Started it as a single file to prototype more easily, planning to
refactor later to include and libs for out of file usage.
---
 mlir/CMakeLists.txt                      |   1 +
 mlir/docs/Tools/mlir-rewrite.md          |  29 ++
 mlir/test/CMakeLists.txt                 |   1 +
 mlir/test/mlir-rewrite/simple.mlir       |  11 +
 mlir/tools/CMakeLists.txt                |   2 +
 mlir/tools/mlir-rewrite/CMakeLists.txt   |  36 +++
 mlir/tools/mlir-rewrite/mlir-rewrite.cpp | 390 +++++++++++++++++++++++
 7 files changed, 470 insertions(+)
 create mode 100644 mlir/docs/Tools/mlir-rewrite.md
 create mode 100644 mlir/test/mlir-rewrite/simple.mlir
 create mode 100644 mlir/tools/mlir-rewrite/CMakeLists.txt
 create mode 100644 mlir/tools/mlir-rewrite/mlir-rewrite.cpp

diff --git a/mlir/CMakeLists.txt b/mlir/CMakeLists.txt
index c6d44908a1111d..549dee8e2be33c 100644
--- a/mlir/CMakeLists.txt
+++ b/mlir/CMakeLists.txt
@@ -285,3 +285,4 @@ endif()
 if(MLIR_STANDALONE_BUILD)
   llvm_distribution_add_targets()
 endif()
+
diff --git a/mlir/docs/Tools/mlir-rewrite.md b/mlir/docs/Tools/mlir-rewrite.md
new file mode 100644
index 00000000000000..178f92f72cbb6e
--- /dev/null
+++ b/mlir/docs/Tools/mlir-rewrite.md
@@ -0,0 +1,29 @@
+# mlir-rewrite
+
+Tool to simplify rewriting .mlir files. There are a couple of build in rewrites
+discussed below along with usage.
+
+Note: This is still in very early stage. Its so early its less a tool than a
+growing collection of useful functions: to use its best to do what's needed on
+a brance by just hacking it (dialects registered, rewrites etc) to say help
+ease a rename, upstream useful utility functions, point to ease others
+migrating, and then bin eventually. Once there are actually useful parts it
+should be refactored same as mlir-opt.
+
+[TOC]
+
+## simple-rename
+
+Rename per op given a substring to a target. The match and replace uses LLVM's
+regex sub for the match and replace while the op-name is matched via regular
+string comparison.
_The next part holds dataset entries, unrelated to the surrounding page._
template <int MR, int NR, int WM, int WN, bool DGRAD, int NP, bool BST = false>
__device__ __forceinline__ void conv_epilogue_tr(const IgemmParams &p, f32x16 (&acc)[MR][NR], char *smem, int tile_m, int m0, int n0,
                                                 int ka, int kb) {
    constexpr int NT = 64 * WM * WN, BN = 32 * NR * WN;
    const int tid = threadIdx.x, lane = tid & 63, wave = tid >> 6;
    const int wm = wave / WN, wn = wave - wm * WN;
    const int arow0 = wm * 32 * MR, brow0 = wn * 32 * NR;
    const int HoWo = p.rr;
    const int l31 = lane & 31, kh = lane >> 5;
    const bool full = p.rh == p.Ho && p.rw == p.Wo && p.rband <= 0;
    const bool want_stats = !DGRAD && p.stats != nullptr;
    constexpr bool want_bstats = DGRAD && BST;
    const float inv_a = pow2f(-ka), inv_b = pow2f(-kb);
    unsigned tmax = 0u;
    long lin[MR];
    bool rowok[MR];
#pragma unroll
    for (int mr = 0; mr < MR; ++mr) {
        const int row = m0 + arow0 + mr * 32 + l31;
        rowok[mr] = row < p.M;
        lin[mr] = row;
        if (rowok[mr] && !full) {
            const int n = row / HoWo;
            int y, x;
            rcf_region_yx(row - n * HoWo, p.ry0, p.rx0, p.rh, p.rw, p.rband, p.rorder, y, x);
            lin[mr] = ((long)n * p.Ho + y) * p.Wo + x;
        }
    }
    double *red = reinterpret_cast<double *>(smem);
    if (want_stats || want_bstats) __syncthreads();
    const bool lean = NP == 2 && p.bias == nullptr && p.act == 0 && n0 + BN <= p.Ncol;
    const bool nts = (p.flags & RCF_CONV_NT_STORES) != 0;
#pragma unroll
    for (int nr = 0; nr < NR; ++nr) {
        float cs[16], cq[16];
#pragma unroll
        for (int e = 0; e < 16; ++e) { cs[e] = 0.f; cq[e] = 0.f; }
        if (lean) {
            auto quads = [&](auto BETA_, auto EXTRA_) {
                constexpr int BETA = decltype(BETA_)::value;
                constexpr int EXTRA = decltype(EXTRA_)::value;
                const int cb = n0 + brow0 + 4 * kh + nr * 32;
#pragma unroll
                for (int mr = 0; mr < MR; ++mr) {
                    if (!rowok[mr]) continue;
                    f32x4 *dst = reinterpret_cast<f32x4 *>(p.Y + lin[mr] * p.y_pitch + cb);
                    const f32x4 *as = nullptr;
                    const unsigned char *am = nullptr;
                    if constexpr (BETA == 2) {
                        as = reinterpret_cast<const f32x4 *>(p.add_src + lin[mr] * p.add_pitch + cb);
                        am = p.add_mask + lin[mr] * (p.Ncol >> 2) + (cb >> 2);
                    }
                    const f32x4 *xs = nullptr;
                    const unsigned char *ms = nullptr;
                    if constexpr (EXTRA == 2) {
                        xs = reinterpret_cast<const f32x4 *>(p.bn_x + lin[mr] * p.bn_x_pitch + cb);
                        ms = p.bn_mask + lin[mr] * (p.Ncol >> 2) + (cb >> 2);
                    }
#pragma unroll
                    for (int g = 0; g < 4; ++g) {
                        f32x4 v = {acc[mr][nr][4 * g], acc[mr][nr][4 * g + 1], acc[mr][nr][4 * g + 2], acc[mr][nr][4 * g + 3]};
                        v = (v * inv_a) * inv_b;
                        if constexpr (BETA == 1) v += dst[2 * g];
                        if constexpr (BETA == 2) {
                            const f32x4 a = as[2 * g];
                            const unsigned m = am[2 * g];
#pragma unroll
                            for (int e = 0; e < 4; ++e) v[e] += (m >> e) & 1u ? a[e] : 0.f;
                        }
                        if (nts) __builtin_nontemporal_store(v, dst + 2 * g);
                        else dst[2 * g] = v;
                        if constexpr (EXTRA == 1) {
#pragma unroll
                            for (int e = 0; e < 4; ++e) {
                                tmax = max(tmax, __float_as_uint(fabsf(v[e])));
                                if constexpr (!DGRAD) {
                                    cs[4 * g + e] += v[e];
                                    cq[4 * g + e] = fmaf(v[e], v[e], cq[4 * g + e]);
                                }
// ... 1313 lines not shown
            for (int nr = 0; nr < NR; ++nr) {
                if (j0 + brow0 + nr * 32 + l31 >= Ktot) continue;
                float v = (acc[mr][nr][e] * inv_a) * inv_b;
                if (p.beta && gridDim.z == 1) v += drow[nr * 32];
                drow[nr * 32] = v;
            }
        }
    }
}

#include "igemm_h2dw.inc"

__global__ void splitk_reduce_kernel(const float *__restrict__ ws, float *__restrict__ dw, long n4, long stride,
                                     int splits, int beta) {
    long i = (long)blockIdx.x * blockDim.x + threadIdx.x;
    const long step = (long)gridDim.x * blockDim.x;
    for (; i < n4; i += step) {
        f32x4 a0 = beta ? reinterpret_cast<const f32x4 *>(dw)[i] : f32x4{0.f, 0.f, 0.f, 0.f};
        f32x4 a1 = {0.f, 0.f, 0.f, 0.f}, a2 = a1, a3 = a1;
        int s = 0;
        for (; s + 3 < splits; s += 4) {
            a0 += reinterpret_cast<const f32x4 *>(ws + (long)s * stride)[i];
            a1 += reinterpret_cast<const f32x4 *>(ws + (long)(s + 1) * stride)[i];
            a2 += reinterpret_cast<const f32x4 *>(ws + (long)(s + 2) * stride)[i];
            a3 += reinterpret_cast<const f32x4 *>(ws + (long)(s + 3) * stride)[i];
        }
        for (; s < splits; ++s) a0 += reinterpret_cast<const f32x4 *>(ws + (long)s * stride)[i];
        reinterpret_cast<f32x4 *>(dw)[i] = (a0 + a1) + (a2 + a3);
    }
}

int check_shape(const rcf_conv_shape *s) {
    if (int e = conv_check_geometry(s)) return e;
    if (s->Cin % 4 || s->x_pitch % 4 || s->y_pitch % 4 || s->x_pitch < s->Cin || s->y_pitch < s->Cout) return RCF_EINVAL;
    return 0;
}


inline int fp32_mfma_variant(unsigned flags) { return (int)((flags >> 12) & 7u) - 1; }
inline bool use_x3(unsigned flags) { return fp32_mfma_variant(flags) < 0; }
inline bool thin_path(const rcf_conv_shape *s) { return use_x3(s->flags) && !(s->flags & RCF_CONV_NO_THIN) && rcf_thin_ok(s); }

constexpr int H2P_MIN_K = 2304;
int h2p_gn(int M, int ntiles) {
    const int RB = rcf_cdiv(M, 32);
    int gn = 1;
    while ((long)RB * gn < 12L * H2P_G && gn * 2 <= 16 && ntiles % (gn * 2) == 0) gn *= 2;
    return gn;
}
int h2p_stat_rows(int M, int gn) {
    const int GM = H2P_G / gn;
    const int RB = rcf_cdiv(M, 32), base = RB / GM, extra = RB - base * GM;
    int n = h2p_subtiles(extra ? base + 1 : base);
    if (extra && base > 0 && h2p_subtiles(base) > n) n = h2p_subtiles(base);
    return n < 1 ? 1 : n;
}

bool pairs2_written(int K, int Cs) { return K % 16 == 0 && Cs % 16 == 0; }

bool dgrad_lean_ok(const rcf_conv_shape *s) {
    const int bnw = s->Cin > 128 ? 256 : (s->Cin > 64 ? 128 : 64);
    return use_x3(s->flags) && s->Cin % bnw == 0 && (s->w_pairs2_t || s->w_pairs_t) && s->amax_dy && s->amax_w;
}

bool h2p_eligible(const IgemmParams &p, int batches) {
    if ((p.flags & RCF_CONV_H2P_NEVER) || !p.b_pairs2 || !p.amax_a || !p.amax_b || batches != 1 || p.batch1 > 0) return false;
    if (p.div > 1 || p.bias || p.act != 0 || p.Ncol % 256 || p.K % 16 || p.Cs % 16) return false;
    const int gn = h2p_gn(p.M, p.Ncol / 256);
    if (p.stats && (long)(H2P_G / gn) * h2p_stat_rows(p.M, gn) > rcf_cdiv(p.M, 64)) return false;
    return (p.flags & RCF_CONV_H2P_ALWAYS) || (p.K >= H2P_MIN_K && p.M >= 32768 && (long)p.K * 256 >= 1152L * p.Ncol &&
                                               (long)rcf_cdiv(p.M, 128) * (p.Ncol / 256) <= 2048);
}

struct ConvPlan {
    int kernel;
    int mr, nr;
    int variant;
    bool dgrad, strided;
    int np;
    bool pre, lean;
    unsigned gx, gy;
    int tapskip, rorder, mtiles, mtiles8, ntiles, colmap, b_bytes, h2p_gn, kch, rsch;
    unsigned cs_magic, s_magic, kch_magic, rsch_magic;
};

void plan_tiles(ConvPlan &pl, const IgemmParams &p, int batches) {
    const int BN = 64 * pl.nr;
    pl.mtiles = rcf_cdiv(p.M, 64 * pl.mr);
    pl.mtiles8 = rcf_cdiv(pl.mtiles, 8);
    pl.ntiles = rcf_cdiv(p.Ncol, BN);
    if (pl.kernel != RCF_KERNEL_MFMA)
        pl.colmap = batches == 1 && p.Ncol % BN == 0 &&
                    rcf_colmap_pays(!(p.flags & RCF_CONV_NO_COLMAP), (long)p.M * p.Cs * 4, (long)p.K * p.Ncol * 4, pl.mtiles, pl.ntiles);
    pl.gx = (unsigned)(pl.mtiles8 * 8 * pl.ntiles);
    pl.gy = (unsigned)batches;
}

int plan_conv(const IgemmParams &p, int batches, bool presplit, ConvPlan &pl) {
    pl = ConvPlan{};
    pl.dgrad = p.step < 0;
    pl.strided = p.div > 1;
    pl.cs_magic = magic_of(p.Cs);
    pl.s_magic = magic_of(p.S);
    if ((long)p.K * p.Cs >= (1L << 32)) return RCF_EINVAL;
    if (!use_x3(p.flags)) {
        pl.kernel = RCF_KERNEL_MFMA;
        pl.variant = fp32_mfma_variant(p.flags) & 3;
        pl.mr = 2; pl.nr = p.Ncol > 64 ? 2 : 1;
        plan_tiles(pl, p, 1);
        return 0;
    }
    const int taps = p.K / p.Cs, kch = rcf_kchunk(korder_chunked(p.flags), taps, p.Cs, RCF_KCHUNK_F32);
    pl.kch = kch ? kch : p.Cs;
    pl.rsch = taps * pl.kch;
    pl.kch_magic = magic_of(pl.kch);
    pl.rsch_magic = magic_of(pl.rsch);
    if ((long)(p.K + 16) * pl.rsch >= (1L << 32)) return RCF_EINVAL;
    pl.np = (p.amax_a && p.amax_b) ? 2 : 3;
    pl.pre = pl.np == 2 && presplit;
    pl.rorder = RCF_REGION_ROWMAJOR;
    const bool far = (256 / (long)p.rr + 2) * p.a_img_stride * 4 >= (1L << 31);
    const long dma_bytes = (long)(p.K / 16) * p.Ncol * 64;
    if (p.a_split) {
        if (p.src_band > 0 || !p.b_pairs2 || !p.amax_a || !p.amax_b || batches != 1 || p.batch1 > 0) return RCF_EINVAL;
        if (p.K % 16 || p.Cs % 16 || p.a_pitch != p.Cs || p.Ncol % 4) return RCF_EINVAL;
        if (dma_bytes >= (1L << 31) || far) return RCF_EINVAL;
        pl.kernel = RCF_KERNEL_H2D;
        pl.b_bytes = (int)dma_bytes;
        pl.mr = 2; pl.nr = p.Ncol > 128 ? 4 : (p.Ncol > 64 ? 2 : 1);
        pl.lean = p.stats && pl.dgrad;
        plan_tiles(pl, p, 1);
        return 0;
    }
    if (h2p_eligible(p, batches)) {
        if (dma_bytes >= (1L << 31) || far) return RCF_EINVAL;
        pl.kernel = RCF_KERNEL_H2P;
        pl.b_bytes = (int)dma_bytes;
        pl.nr = 4;
        pl.ntiles = p.Ncol / 256;
        pl.h2p_gn = h2p_gn(p.M, pl.ntiles);
        pl.mtiles8 = h2p_stat_rows(p.M, pl.h2p_gn);
        pl.mtiles = (H2P_G / pl.h2p_gn) * pl.mtiles8;
        pl.gx = H2P_G; pl.gy = 1;
        return 0;
    }
    pl.kernel = RCF_KERNEL_TILE;
    if (far || (long)p.Ncol * p.ldb * 4 >= (1L << 31)) return RCF_EINVAL;
    pl.b_bytes = (int)((long)p.Ncol * p.ldb * 4);
    const long pair_bytes = (long)rcf_cdiv(p.K, 16) * p.Ncol * 64;
    if (pl.pre && pair_bytes >= (1L << 31)) return RCF_EINVAL;
    if (pl.pre) pl.b_bytes = (int)pair_bytes;
    const bool one = !pl.strided && batches == 1 && p.batch1 == 0;
    const bool can = one && taps > 1 && taps <= 32 && pl.kch % 16 == 0 && (p.rband > 0 || p.src_band > 0);
    if (p.src_band > 0 && (!one || taps > 32)) return RCF_EINVAL;
    pl.tapskip = (can && !(p.flags & RCF_CONV_NO_TAP_SKIP)) ? 1 : (p.src_band > 0 ? 3 : 0);
    if (pl.tapskip == 1 && !p.stats) pl.rorder = RCF_REGION_BYDEPTH;
    pl.lean = pl.pre && p.stats && pl.dgrad;
    pl.mr = 2;
    if (p.Ncol <= 64 && (long)rcf_cdiv(p.M, 128) * batches < 512) { pl.mr = 1; pl.nr = 1; }
    else pl.nr = p.Ncol <= 64 ? 1 : (p.Ncol > 128 ? 4 : 2);
    plan_tiles(pl, p, batches);
    return 0;
}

E.g.,
+
+```
+mlir-rewrite input.mlir -o output.mlir --simple-rename \
+   --simple-rename-op-name="test.concat" --simple-rename-match="axis" \
+                                         --simple-rename-replace="bxis"
+```
+
+to replace `axis` substring in the text of the range corresponding to
+`test.concat` ops with `bxis`.
+
diff --git a/mlir/test/CMakeLists.txt b/mlir/test/CMakeLists.txt
index df95e5db11f1e0..89297127772637 100644
--- a/mlir/test/CMakeLists.txt
+++ b/mlir/test/CMakeLists.txt
@@ -115,6 +115,7 @@ set(MLIR_TEST_DEPENDS
   mlir-opt
   mlir-query
   mlir-reduce
+  mlir-rewrite
   mlir-tblgen
   mlir-translate
   tblgen-lsp-server
diff --git a/mlir/test/mlir-rewrite/simple.mlir b/mlir/test/mlir-rewrite/simple.mlir
new file mode 100644
index 00000000000000..ab6bfe24fccf03
--- /dev/null
+++ b/mlir/test/mlir-rewrite/simple.mlir
@@ -0,0 +1,11 @@
+// RUN: mlir-opt %s | mlir-rewrite --simple-rename --simple-rename-op-name="test.concat" --simple-rename-match="axis" --simple-rename-replace="bxis" | FileCheck %s -check-prefix=RENAME
+// RUN: mlir-opt %s | mlir-rewrite --mark-ranges | FileCheck %s -check-prefix=RANGE
+// Note: running through mlir-opt to just strip out comments & avoid self matches.
+
+func.func @two_dynamic_one_direct_shape(%arg0: tensor<?x4x?xf32>, %arg1: tensor<2x4x?xf32>) -> tensor<?x4x?xf32> {
+  // RENAME: "test.concat"({{.*}}) {bxis = 0 : i64}
+  // RANGE: 《%{{.*}} = 〖"test.concat"〗({{.*}}) {axis = 0 : i64} : (tensor<?x4x?xf32>, tensor<2x4x?xf32>) -> tensor<?x4x?xf32>》
+  %5 = "test.concat"(%arg0, %arg1) {axis = 0 : i64} : (tensor<?x4x?xf32>, tensor<2x4x?xf32>) -> tensor<?x4x?xf32>
+  return %5 : tensor<?x4x?xf32>
+}
+
diff --git a/mlir/tools/CMakeLists.txt b/mlir/tools/CMakeLists.txt
index 9b474385fdae18..55c773942ecead 100644
--- a/mlir/tools/CMakeLists.txt
+++ b/mlir/tools/CMakeLists.txt
@@ -4,6 +4,7 @@ add_subdirectory(mlir-parser-fuzzer)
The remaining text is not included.